### GIVEN RECORDS
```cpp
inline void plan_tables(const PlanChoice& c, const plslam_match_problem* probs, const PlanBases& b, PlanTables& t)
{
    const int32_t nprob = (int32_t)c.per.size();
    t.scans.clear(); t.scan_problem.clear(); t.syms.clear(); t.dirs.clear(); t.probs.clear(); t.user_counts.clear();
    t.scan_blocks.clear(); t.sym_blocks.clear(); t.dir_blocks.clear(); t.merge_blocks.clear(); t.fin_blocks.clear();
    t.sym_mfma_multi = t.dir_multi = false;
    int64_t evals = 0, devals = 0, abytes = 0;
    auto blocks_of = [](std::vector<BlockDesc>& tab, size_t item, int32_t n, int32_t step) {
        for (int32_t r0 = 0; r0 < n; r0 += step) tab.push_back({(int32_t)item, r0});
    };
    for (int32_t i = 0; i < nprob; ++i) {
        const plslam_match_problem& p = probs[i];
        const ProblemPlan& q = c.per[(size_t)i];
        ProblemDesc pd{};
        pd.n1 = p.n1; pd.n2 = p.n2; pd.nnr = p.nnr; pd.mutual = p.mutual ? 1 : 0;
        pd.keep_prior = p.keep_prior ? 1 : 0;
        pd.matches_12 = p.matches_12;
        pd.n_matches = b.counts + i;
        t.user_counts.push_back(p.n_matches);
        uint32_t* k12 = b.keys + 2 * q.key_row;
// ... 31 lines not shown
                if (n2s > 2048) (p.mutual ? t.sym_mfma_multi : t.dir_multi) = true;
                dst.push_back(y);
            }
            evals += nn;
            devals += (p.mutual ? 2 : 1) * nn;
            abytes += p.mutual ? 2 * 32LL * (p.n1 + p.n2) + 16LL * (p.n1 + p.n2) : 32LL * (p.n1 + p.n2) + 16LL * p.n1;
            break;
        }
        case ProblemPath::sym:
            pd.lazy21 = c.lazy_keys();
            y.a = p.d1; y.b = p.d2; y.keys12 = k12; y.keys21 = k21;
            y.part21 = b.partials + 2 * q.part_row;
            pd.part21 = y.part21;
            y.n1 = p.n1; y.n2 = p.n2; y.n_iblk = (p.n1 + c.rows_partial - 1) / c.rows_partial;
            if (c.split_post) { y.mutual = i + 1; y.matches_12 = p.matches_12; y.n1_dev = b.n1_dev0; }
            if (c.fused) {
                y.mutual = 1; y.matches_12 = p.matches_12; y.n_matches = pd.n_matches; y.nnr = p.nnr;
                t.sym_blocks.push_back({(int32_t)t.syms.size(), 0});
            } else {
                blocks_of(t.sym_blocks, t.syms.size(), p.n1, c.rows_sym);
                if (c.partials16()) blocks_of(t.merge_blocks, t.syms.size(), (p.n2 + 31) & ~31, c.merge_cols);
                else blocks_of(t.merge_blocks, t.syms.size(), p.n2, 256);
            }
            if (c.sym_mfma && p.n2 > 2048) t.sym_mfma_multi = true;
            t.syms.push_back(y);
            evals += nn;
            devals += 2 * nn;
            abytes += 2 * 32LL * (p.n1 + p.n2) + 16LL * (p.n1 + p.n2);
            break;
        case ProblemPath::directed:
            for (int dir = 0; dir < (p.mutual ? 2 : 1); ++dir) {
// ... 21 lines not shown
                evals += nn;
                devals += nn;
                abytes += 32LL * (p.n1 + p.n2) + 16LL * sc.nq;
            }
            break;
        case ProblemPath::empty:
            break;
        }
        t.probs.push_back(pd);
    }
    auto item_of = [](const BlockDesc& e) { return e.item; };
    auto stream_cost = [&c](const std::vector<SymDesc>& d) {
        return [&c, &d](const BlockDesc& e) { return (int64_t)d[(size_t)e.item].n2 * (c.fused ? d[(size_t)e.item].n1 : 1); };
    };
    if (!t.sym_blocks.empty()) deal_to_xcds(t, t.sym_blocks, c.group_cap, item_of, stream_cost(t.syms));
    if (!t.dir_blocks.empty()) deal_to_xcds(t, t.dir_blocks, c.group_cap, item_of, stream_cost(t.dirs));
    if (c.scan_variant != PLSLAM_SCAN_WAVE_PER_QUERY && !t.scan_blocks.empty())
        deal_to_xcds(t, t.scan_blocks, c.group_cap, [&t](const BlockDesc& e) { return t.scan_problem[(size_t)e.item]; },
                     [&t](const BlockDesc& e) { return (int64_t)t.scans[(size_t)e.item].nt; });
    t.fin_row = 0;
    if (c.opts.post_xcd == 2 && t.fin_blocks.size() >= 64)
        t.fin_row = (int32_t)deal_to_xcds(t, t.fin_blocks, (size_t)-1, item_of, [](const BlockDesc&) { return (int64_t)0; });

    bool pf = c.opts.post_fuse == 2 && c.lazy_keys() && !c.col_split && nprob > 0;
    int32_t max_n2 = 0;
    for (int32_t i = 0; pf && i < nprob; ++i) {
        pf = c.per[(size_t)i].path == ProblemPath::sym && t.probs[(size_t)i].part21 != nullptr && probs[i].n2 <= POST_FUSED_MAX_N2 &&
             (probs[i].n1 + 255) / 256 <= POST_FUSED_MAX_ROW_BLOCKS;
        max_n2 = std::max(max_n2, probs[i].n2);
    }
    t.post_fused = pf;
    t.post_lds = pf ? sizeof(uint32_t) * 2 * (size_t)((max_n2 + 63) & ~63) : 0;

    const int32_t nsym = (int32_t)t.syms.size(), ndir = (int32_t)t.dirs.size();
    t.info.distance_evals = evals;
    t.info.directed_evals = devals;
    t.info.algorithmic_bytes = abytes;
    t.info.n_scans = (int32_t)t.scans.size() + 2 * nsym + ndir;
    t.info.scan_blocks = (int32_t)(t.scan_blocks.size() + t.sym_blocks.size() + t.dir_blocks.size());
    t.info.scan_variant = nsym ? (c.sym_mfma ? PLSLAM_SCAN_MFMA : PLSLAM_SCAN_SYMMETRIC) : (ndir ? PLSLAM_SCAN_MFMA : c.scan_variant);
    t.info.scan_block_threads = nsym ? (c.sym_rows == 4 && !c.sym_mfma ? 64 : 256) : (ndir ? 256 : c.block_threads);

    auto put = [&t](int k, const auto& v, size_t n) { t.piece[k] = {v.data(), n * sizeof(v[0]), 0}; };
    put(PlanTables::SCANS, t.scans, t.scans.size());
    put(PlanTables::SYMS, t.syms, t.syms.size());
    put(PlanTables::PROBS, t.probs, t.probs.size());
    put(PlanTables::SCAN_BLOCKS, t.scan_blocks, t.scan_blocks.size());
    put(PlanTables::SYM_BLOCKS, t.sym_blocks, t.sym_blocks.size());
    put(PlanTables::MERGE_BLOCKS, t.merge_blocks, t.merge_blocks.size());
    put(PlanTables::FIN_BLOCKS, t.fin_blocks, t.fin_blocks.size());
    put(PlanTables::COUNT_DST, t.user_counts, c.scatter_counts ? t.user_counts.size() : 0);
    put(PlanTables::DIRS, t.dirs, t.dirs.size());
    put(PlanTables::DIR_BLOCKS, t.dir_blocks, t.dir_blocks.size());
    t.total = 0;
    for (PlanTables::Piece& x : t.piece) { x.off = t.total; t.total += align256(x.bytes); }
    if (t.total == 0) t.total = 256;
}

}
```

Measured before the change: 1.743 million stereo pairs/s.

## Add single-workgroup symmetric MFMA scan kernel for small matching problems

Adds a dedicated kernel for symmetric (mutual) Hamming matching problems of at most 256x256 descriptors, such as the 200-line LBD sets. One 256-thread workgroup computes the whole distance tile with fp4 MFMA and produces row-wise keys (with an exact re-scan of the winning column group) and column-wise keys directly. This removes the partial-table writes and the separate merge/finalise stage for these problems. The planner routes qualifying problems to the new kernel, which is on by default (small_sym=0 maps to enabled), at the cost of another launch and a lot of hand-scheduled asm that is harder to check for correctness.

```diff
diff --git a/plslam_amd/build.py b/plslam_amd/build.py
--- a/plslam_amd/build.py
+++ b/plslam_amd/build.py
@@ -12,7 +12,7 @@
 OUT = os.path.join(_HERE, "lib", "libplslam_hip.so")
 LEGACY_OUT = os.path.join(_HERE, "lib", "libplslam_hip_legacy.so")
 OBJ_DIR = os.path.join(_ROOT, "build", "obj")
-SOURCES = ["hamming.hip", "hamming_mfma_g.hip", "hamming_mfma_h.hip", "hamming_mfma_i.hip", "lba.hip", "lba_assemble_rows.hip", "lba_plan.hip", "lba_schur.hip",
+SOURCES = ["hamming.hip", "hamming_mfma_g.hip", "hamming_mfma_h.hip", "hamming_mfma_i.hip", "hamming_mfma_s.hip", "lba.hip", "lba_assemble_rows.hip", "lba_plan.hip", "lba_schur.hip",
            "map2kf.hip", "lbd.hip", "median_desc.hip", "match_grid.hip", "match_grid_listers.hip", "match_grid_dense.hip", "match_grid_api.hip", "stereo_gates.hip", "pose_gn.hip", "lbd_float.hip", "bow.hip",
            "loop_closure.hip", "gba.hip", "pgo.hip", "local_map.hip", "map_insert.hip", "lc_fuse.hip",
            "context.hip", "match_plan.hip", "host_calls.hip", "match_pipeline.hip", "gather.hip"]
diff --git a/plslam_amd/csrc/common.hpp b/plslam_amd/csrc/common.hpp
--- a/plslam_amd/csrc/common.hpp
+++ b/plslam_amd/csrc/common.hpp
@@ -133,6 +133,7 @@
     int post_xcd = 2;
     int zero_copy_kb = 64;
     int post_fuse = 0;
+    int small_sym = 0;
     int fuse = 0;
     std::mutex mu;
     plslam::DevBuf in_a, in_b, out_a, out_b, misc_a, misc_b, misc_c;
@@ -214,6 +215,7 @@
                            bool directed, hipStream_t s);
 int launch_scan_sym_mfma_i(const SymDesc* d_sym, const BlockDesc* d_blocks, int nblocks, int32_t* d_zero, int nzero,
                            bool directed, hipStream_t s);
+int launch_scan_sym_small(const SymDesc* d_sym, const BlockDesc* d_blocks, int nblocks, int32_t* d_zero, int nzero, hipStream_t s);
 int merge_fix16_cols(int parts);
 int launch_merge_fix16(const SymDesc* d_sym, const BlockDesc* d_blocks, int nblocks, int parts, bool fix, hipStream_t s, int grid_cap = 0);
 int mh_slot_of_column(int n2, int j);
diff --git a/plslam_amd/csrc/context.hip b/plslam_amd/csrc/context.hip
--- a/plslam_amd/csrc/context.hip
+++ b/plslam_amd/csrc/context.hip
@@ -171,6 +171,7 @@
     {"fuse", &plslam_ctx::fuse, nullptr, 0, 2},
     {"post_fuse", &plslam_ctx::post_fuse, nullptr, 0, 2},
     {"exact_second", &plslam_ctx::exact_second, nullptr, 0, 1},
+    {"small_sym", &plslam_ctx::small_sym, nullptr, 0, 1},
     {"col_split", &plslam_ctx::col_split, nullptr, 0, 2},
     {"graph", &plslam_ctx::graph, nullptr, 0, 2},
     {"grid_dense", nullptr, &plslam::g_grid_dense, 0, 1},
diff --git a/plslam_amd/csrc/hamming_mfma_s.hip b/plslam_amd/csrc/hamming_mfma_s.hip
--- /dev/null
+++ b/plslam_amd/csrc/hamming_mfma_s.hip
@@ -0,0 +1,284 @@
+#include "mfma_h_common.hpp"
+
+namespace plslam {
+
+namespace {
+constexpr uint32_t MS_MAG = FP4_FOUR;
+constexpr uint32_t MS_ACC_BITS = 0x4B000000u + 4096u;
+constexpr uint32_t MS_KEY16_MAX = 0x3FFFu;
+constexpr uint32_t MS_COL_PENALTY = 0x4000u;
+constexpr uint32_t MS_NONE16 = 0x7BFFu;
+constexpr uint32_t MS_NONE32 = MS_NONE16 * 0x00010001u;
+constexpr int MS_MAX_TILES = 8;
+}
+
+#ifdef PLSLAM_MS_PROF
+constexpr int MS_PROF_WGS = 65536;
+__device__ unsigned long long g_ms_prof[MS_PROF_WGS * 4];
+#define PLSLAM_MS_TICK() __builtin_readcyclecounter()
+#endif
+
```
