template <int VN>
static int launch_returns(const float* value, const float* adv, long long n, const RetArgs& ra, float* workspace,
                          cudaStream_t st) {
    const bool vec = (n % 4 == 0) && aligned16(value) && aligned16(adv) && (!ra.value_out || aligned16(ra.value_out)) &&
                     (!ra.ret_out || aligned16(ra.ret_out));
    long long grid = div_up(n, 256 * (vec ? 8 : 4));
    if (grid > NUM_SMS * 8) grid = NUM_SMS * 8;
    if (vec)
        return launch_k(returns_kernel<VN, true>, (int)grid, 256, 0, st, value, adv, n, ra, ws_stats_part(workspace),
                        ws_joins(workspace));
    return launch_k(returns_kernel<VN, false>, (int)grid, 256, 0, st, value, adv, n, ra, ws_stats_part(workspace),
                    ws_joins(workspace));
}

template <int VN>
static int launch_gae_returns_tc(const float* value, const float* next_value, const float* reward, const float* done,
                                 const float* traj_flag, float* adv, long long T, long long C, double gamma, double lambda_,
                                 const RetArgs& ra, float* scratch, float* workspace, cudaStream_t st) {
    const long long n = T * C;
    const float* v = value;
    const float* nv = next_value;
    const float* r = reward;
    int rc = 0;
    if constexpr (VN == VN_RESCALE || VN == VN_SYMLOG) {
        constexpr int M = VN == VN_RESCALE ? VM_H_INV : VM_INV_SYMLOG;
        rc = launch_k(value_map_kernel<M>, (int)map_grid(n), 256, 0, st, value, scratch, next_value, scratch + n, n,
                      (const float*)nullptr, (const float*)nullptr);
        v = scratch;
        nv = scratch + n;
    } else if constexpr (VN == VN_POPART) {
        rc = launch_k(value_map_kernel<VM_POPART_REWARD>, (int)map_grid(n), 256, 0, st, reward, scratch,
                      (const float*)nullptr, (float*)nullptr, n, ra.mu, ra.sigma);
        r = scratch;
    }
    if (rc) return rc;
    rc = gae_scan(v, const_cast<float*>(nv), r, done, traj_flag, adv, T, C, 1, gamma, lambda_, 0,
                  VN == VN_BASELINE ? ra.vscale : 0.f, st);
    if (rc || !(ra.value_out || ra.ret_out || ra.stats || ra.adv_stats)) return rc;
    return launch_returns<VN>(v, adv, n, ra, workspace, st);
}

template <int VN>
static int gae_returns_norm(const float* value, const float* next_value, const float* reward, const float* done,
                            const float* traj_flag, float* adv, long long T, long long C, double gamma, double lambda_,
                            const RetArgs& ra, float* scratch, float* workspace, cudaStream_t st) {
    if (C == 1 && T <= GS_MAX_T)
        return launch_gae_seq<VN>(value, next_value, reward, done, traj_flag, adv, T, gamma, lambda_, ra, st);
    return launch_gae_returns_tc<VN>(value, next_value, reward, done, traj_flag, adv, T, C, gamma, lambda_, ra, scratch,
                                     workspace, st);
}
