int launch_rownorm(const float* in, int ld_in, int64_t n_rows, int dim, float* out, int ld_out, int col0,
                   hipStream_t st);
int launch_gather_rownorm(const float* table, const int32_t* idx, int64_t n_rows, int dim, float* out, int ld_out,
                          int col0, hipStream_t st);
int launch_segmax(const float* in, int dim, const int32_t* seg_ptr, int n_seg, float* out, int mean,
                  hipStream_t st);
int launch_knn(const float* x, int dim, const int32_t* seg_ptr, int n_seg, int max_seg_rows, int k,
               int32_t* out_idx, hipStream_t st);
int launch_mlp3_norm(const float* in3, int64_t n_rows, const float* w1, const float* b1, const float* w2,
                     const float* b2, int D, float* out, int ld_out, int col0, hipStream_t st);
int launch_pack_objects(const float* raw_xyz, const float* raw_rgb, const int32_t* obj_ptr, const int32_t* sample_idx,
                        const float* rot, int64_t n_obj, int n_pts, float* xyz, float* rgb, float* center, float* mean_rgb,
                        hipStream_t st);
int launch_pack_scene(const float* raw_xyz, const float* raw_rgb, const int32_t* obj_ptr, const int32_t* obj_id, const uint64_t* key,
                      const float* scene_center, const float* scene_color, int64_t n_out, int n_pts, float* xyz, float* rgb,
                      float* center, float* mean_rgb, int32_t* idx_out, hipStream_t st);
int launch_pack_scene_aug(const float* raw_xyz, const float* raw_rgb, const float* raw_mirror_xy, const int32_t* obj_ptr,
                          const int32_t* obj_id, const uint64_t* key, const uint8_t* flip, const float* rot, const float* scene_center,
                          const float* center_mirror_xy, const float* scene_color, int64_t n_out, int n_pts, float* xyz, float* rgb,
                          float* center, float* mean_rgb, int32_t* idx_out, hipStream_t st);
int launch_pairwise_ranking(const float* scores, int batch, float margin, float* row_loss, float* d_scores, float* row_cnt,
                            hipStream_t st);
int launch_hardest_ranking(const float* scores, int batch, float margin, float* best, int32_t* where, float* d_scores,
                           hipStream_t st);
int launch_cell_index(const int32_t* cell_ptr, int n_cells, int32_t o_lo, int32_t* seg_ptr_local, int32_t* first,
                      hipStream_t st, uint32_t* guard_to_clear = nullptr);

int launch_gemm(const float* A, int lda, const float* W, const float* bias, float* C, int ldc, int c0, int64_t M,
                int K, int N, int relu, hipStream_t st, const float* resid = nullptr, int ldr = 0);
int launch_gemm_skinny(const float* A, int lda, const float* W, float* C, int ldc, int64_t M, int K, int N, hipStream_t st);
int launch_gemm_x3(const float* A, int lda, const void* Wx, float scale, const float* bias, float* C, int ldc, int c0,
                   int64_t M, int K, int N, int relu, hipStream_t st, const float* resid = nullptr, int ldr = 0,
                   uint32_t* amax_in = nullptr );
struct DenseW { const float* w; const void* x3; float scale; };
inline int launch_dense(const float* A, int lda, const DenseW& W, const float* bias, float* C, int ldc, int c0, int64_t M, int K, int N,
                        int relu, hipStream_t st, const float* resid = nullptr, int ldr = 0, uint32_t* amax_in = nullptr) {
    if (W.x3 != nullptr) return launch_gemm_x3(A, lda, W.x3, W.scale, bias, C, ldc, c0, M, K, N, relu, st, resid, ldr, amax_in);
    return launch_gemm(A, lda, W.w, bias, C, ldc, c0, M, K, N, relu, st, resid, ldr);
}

### WORK ITEM
Find the lines in the entries above where "void" occurs, and copy each of them.

### EXERCISE SOLUTION
inline void plan_tables(const PlanChoice& c, const plslam_match_problem* probs, const PlanBases& b, PlanTables& t)
int launch_gemm_x3(const float* A, int lda, const void* Wx, float scale, const float* bias, float* C, int ldc, int c0,
struct DenseW { const float* w; const void* x3; float scale; };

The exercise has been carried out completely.